Work request | Among the entries below, extract exactly the lines that run from the one with "if (n_in > 0)" through the one with "uint8_t* bs = s.b", both ends included.

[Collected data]

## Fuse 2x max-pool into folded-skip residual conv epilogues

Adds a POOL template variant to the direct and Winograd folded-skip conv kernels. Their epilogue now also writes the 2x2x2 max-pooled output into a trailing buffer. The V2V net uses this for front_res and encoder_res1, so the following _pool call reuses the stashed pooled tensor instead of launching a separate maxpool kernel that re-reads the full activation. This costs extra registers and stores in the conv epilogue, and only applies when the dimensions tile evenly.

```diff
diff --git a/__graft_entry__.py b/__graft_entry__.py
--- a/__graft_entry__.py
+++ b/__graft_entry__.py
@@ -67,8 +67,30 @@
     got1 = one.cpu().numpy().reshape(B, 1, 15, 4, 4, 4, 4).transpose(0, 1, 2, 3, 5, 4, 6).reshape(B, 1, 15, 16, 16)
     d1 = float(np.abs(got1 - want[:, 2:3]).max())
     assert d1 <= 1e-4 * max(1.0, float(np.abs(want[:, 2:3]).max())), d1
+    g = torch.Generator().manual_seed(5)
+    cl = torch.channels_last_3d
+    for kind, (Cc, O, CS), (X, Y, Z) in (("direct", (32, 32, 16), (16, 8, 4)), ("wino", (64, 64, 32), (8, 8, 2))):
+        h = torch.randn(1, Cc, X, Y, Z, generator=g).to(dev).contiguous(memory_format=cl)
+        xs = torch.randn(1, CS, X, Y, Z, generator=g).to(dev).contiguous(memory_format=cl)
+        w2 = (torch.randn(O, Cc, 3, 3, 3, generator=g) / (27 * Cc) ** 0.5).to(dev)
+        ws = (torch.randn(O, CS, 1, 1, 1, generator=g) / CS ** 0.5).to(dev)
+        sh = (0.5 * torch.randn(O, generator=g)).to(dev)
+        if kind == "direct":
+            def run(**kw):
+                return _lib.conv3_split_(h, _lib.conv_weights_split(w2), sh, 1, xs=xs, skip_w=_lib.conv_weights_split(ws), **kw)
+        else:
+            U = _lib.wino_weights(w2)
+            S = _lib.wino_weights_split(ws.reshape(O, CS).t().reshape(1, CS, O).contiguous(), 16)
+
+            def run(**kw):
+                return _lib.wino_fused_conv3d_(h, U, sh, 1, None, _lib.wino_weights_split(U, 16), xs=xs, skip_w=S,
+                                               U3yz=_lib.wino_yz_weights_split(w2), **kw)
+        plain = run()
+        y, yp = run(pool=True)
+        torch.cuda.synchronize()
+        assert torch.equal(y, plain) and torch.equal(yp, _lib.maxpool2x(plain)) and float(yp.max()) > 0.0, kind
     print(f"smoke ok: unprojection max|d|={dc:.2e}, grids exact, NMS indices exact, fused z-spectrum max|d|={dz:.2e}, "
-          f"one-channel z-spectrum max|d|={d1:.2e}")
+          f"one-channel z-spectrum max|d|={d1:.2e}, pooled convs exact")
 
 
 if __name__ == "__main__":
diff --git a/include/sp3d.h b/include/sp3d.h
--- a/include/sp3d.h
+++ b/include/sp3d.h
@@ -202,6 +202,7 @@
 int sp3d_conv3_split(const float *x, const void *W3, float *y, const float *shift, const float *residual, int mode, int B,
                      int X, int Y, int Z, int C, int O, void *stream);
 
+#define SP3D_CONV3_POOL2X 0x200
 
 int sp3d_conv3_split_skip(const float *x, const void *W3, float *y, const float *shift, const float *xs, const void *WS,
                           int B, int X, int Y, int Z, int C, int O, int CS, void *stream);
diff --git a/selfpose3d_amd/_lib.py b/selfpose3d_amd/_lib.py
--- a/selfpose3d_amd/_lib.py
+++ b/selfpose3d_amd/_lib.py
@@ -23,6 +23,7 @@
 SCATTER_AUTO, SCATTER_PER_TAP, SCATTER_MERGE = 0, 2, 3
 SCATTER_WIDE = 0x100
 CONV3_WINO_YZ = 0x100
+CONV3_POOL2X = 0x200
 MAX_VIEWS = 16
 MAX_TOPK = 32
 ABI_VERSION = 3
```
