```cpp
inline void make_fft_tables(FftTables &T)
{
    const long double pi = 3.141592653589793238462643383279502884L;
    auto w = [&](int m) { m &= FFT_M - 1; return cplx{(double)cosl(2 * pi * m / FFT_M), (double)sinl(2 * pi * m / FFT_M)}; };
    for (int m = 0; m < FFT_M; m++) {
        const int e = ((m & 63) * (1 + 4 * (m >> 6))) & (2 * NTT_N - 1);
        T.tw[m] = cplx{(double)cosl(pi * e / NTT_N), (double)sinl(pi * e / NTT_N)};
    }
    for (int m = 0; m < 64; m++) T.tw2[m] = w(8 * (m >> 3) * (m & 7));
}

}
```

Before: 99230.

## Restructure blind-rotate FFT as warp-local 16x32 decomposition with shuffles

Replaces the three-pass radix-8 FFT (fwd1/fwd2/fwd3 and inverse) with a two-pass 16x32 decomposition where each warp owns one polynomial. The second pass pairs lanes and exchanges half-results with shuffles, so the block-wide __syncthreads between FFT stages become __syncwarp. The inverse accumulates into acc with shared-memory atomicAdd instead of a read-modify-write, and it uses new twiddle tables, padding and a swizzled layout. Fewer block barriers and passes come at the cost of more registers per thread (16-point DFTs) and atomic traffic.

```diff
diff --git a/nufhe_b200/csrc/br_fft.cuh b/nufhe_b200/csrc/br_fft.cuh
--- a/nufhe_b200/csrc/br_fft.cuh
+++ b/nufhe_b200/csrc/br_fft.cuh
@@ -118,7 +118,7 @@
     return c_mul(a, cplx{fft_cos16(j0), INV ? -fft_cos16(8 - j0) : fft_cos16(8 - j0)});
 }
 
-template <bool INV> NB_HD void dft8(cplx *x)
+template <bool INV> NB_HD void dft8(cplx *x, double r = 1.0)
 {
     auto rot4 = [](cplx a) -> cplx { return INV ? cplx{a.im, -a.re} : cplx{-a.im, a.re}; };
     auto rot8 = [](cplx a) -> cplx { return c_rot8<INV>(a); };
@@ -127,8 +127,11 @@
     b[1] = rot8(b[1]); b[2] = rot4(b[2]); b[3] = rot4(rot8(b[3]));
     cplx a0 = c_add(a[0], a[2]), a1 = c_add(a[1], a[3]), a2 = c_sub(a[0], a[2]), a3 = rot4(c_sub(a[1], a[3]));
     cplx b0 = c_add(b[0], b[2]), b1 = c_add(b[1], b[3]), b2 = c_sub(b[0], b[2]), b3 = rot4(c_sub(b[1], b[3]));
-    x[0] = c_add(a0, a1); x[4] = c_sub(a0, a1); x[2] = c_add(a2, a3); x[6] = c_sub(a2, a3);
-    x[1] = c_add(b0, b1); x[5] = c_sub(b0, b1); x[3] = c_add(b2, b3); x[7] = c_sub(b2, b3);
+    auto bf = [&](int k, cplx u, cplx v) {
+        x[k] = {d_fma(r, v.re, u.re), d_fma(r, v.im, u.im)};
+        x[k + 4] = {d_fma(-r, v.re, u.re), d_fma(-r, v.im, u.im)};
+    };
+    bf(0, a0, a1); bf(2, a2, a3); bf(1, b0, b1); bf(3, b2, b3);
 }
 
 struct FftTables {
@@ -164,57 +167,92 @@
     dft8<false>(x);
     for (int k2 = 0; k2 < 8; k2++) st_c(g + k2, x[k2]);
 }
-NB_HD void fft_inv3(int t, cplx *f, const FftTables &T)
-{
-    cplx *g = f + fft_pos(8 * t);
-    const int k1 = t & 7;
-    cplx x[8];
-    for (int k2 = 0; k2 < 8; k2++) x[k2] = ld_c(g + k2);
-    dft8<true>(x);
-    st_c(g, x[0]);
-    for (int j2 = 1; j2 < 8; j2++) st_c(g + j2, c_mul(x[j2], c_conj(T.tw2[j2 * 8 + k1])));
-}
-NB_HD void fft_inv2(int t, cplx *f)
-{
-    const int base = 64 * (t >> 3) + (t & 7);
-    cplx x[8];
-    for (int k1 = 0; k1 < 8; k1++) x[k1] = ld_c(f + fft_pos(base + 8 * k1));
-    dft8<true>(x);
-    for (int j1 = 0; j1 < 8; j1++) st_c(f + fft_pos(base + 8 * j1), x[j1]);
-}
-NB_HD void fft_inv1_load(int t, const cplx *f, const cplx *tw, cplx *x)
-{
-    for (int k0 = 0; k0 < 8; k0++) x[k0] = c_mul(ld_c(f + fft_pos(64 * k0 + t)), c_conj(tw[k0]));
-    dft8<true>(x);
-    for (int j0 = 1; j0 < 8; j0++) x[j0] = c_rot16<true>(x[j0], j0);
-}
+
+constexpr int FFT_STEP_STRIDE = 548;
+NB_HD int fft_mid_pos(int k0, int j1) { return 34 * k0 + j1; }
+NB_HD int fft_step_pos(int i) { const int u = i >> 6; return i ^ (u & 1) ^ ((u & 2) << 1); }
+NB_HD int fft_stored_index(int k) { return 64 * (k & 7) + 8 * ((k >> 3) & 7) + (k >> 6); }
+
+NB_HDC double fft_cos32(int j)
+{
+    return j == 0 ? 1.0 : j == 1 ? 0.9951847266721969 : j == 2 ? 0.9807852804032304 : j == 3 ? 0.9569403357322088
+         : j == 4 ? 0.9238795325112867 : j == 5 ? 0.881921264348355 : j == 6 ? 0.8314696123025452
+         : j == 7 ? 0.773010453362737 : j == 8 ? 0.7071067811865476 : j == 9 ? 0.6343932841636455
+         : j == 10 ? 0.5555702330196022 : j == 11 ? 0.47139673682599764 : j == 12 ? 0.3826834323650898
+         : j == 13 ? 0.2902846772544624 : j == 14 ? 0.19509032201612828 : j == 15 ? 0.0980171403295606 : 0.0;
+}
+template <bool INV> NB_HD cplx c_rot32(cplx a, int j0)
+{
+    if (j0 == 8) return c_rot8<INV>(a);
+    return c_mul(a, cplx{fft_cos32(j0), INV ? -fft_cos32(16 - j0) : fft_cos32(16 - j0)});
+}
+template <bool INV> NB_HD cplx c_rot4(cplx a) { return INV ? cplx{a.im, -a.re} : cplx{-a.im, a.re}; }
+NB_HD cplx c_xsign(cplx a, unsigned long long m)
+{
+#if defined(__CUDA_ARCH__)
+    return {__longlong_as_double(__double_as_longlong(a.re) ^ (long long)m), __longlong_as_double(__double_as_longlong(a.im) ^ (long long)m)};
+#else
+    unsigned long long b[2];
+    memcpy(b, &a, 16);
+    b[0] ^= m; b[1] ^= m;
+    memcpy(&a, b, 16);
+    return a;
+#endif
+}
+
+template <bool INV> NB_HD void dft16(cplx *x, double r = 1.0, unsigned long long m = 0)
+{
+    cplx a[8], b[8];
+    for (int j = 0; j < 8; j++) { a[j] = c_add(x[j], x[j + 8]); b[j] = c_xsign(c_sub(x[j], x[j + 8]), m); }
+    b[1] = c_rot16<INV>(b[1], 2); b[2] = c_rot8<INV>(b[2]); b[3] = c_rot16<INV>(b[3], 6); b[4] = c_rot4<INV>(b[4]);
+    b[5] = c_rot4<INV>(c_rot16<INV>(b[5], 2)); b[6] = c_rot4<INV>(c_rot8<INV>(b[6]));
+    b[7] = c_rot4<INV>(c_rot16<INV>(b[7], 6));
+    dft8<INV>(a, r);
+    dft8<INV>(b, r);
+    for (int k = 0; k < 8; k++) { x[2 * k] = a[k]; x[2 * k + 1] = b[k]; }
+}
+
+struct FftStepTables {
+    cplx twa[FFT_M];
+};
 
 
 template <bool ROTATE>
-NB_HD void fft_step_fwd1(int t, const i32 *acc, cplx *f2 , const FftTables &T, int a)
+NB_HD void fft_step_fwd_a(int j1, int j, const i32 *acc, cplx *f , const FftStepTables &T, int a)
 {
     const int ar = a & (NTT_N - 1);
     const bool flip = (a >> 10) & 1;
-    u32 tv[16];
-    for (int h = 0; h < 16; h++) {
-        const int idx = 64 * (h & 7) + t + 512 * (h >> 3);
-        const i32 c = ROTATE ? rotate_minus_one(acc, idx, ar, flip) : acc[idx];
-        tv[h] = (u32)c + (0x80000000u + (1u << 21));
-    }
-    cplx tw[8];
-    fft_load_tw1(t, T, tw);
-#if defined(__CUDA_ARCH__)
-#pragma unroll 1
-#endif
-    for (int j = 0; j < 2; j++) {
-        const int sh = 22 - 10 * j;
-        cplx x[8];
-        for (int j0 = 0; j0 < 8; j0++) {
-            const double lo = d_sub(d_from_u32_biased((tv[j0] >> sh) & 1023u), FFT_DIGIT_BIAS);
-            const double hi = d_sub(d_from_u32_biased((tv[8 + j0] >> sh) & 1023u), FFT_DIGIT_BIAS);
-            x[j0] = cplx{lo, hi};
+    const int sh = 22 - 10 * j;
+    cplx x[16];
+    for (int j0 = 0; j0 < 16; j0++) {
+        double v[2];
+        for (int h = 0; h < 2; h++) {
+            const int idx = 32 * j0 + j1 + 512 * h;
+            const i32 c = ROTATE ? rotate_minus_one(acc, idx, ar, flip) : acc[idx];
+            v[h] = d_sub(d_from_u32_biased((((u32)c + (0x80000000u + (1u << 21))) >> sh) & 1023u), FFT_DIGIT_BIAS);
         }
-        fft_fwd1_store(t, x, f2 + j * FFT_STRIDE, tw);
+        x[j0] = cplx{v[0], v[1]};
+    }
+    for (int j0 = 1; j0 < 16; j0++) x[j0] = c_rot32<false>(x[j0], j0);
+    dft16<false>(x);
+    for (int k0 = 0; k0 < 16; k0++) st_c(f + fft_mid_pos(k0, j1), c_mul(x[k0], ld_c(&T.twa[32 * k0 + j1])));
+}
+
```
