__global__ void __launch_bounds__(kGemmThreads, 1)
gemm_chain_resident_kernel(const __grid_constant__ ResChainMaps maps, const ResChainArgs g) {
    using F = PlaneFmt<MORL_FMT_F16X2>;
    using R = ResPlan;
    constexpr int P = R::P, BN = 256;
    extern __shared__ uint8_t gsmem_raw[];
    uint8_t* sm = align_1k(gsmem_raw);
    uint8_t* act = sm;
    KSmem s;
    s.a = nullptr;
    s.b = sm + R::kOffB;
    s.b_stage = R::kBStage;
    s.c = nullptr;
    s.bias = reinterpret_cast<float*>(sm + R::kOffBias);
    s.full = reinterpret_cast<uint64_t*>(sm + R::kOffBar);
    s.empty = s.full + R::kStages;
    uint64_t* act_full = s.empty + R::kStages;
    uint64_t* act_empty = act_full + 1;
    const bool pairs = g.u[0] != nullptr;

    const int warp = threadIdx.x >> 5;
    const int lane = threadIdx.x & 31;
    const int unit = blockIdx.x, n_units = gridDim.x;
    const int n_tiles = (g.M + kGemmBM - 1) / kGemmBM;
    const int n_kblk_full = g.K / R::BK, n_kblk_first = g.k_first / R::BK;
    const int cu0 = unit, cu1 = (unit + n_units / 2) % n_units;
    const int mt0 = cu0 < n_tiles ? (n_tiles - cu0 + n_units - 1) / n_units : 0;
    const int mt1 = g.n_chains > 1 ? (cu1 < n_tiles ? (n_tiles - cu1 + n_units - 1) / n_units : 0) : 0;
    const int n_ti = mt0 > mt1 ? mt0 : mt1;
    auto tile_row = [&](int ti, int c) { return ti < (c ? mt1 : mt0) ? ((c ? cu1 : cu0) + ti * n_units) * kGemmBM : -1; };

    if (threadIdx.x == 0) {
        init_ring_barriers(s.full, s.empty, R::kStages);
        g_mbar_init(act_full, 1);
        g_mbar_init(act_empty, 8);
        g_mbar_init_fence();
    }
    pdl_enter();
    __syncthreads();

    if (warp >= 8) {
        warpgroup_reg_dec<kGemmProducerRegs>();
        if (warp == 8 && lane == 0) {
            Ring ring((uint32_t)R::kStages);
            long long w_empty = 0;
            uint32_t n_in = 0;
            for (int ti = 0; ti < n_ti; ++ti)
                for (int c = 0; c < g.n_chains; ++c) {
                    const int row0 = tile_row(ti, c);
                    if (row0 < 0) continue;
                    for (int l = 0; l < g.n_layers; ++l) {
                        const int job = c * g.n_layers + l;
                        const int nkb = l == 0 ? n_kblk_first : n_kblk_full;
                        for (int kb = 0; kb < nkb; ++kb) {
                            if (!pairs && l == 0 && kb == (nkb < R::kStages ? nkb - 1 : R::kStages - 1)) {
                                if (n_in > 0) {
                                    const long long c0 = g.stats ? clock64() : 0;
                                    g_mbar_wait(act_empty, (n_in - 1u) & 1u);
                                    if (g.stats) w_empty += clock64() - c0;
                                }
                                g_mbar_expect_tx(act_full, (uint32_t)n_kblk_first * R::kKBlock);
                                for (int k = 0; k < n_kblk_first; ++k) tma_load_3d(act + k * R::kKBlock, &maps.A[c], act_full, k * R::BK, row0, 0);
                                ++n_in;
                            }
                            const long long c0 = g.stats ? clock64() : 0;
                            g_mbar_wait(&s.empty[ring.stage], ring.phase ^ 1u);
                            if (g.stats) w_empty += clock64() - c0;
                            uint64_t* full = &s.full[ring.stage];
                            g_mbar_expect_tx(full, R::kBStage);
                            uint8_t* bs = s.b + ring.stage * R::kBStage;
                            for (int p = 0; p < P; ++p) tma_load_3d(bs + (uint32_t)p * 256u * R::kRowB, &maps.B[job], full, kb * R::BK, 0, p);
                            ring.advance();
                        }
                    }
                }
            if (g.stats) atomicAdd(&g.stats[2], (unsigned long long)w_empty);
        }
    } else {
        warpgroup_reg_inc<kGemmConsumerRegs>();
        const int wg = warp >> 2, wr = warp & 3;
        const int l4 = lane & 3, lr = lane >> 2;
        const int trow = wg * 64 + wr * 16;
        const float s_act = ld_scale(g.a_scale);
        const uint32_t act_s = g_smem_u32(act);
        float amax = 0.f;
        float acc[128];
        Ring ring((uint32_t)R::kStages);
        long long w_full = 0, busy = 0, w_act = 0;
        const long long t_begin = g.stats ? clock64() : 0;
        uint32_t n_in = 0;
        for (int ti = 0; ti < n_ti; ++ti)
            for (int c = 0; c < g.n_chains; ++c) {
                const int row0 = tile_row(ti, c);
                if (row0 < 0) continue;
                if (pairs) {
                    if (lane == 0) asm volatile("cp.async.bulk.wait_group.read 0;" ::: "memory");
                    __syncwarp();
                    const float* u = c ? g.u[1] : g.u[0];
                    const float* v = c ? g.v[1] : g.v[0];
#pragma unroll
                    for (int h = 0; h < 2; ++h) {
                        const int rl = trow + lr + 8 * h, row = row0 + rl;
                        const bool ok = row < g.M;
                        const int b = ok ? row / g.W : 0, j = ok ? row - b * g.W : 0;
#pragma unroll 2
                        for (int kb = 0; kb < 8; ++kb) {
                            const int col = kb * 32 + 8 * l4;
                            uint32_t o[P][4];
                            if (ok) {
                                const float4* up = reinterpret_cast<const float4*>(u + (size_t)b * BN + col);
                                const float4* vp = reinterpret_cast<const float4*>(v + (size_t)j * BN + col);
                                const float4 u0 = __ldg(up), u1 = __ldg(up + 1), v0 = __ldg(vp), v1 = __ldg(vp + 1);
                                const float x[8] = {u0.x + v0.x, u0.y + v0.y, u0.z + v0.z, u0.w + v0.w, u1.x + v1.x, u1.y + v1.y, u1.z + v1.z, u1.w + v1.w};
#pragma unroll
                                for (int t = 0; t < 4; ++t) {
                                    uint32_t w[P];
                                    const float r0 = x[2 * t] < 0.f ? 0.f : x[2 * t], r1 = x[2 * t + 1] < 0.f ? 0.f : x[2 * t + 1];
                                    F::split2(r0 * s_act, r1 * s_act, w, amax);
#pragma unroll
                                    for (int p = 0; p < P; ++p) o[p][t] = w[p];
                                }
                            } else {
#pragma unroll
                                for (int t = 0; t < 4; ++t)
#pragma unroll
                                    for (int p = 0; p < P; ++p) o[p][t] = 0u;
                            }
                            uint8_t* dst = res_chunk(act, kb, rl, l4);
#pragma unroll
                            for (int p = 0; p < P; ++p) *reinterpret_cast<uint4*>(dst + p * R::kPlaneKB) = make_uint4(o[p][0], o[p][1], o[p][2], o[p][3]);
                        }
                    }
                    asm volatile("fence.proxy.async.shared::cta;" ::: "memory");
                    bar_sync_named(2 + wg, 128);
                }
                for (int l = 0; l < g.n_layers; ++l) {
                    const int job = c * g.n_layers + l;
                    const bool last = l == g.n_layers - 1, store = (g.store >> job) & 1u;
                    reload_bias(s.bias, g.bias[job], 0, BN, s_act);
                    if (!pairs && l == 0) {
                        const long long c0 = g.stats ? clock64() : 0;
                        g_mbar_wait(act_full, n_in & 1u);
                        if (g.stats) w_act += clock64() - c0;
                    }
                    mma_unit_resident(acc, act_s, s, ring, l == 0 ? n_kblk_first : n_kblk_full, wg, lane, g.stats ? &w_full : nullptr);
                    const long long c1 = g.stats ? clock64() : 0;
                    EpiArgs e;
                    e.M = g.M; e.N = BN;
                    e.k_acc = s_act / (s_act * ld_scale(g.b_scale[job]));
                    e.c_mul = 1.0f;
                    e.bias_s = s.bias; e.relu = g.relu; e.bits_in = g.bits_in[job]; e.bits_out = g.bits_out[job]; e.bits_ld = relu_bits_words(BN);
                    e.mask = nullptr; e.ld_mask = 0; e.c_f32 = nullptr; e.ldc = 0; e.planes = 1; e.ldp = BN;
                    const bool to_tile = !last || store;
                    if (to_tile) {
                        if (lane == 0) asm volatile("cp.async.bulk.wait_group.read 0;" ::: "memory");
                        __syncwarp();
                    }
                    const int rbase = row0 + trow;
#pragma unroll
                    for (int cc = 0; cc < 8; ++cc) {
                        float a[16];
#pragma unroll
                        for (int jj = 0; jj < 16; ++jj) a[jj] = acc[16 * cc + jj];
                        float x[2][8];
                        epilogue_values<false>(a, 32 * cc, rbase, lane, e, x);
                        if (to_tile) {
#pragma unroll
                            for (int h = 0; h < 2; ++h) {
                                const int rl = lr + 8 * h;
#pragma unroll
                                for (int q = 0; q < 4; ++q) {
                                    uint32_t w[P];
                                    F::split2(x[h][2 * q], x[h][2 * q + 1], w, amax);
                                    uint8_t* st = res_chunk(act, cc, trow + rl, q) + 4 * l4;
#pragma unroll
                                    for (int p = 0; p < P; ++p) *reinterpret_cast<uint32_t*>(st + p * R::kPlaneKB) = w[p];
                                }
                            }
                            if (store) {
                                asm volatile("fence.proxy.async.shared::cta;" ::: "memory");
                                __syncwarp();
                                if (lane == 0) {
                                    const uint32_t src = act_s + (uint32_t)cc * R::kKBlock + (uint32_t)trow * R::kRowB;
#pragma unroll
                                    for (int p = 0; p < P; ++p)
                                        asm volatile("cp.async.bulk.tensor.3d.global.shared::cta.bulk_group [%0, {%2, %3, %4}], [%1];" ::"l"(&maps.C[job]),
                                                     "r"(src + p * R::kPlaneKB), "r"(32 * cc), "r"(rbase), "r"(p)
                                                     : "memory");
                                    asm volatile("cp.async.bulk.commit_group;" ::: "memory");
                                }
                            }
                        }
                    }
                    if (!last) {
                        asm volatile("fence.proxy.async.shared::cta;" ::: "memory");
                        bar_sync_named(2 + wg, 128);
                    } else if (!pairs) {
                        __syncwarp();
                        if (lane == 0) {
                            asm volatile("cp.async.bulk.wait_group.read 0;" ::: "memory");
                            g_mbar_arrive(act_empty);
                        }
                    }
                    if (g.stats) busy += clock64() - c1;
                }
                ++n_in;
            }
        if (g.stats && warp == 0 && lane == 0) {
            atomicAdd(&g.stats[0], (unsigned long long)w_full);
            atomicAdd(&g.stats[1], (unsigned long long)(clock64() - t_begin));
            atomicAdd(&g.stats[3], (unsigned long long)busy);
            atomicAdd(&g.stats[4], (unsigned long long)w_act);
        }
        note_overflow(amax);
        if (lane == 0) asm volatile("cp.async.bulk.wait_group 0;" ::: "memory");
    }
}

Solution for this task |
                                if (n_in > 0) {
                                    const long long c0 = g.stats ? clock64() : 0;
                                    g_mbar_wait(act_empty, (n_in - 1u) & 1u);
                                    if (g.stats) w_empty += clock64() - c0;
                                }
                                g_mbar_expect_tx(act_full, (uint32_t)n_kblk_first * R::kKBlock);
                                for (int k = 0; k < n_kblk_first; ++k) tma_load_3d(act + k * R::kKBlock, &maps.A[c], act_full, k * R::BK, row0, 0);
                                ++n_in;
                            }
                            const long long c0 = g.stats ? clock64() : 0;
                            g_mbar_wait(&s.empty[ring.stage], ring.phase ^ 1u);
                            if (g.stats) w_empty += clock64() - c0;
                            uint64_t* full = &s.full[ring.stage];
                            g_mbar_expect_tx(full, R::kBStage);
                            uint8_t* bs = s.b + ring.stage * R::kBStage;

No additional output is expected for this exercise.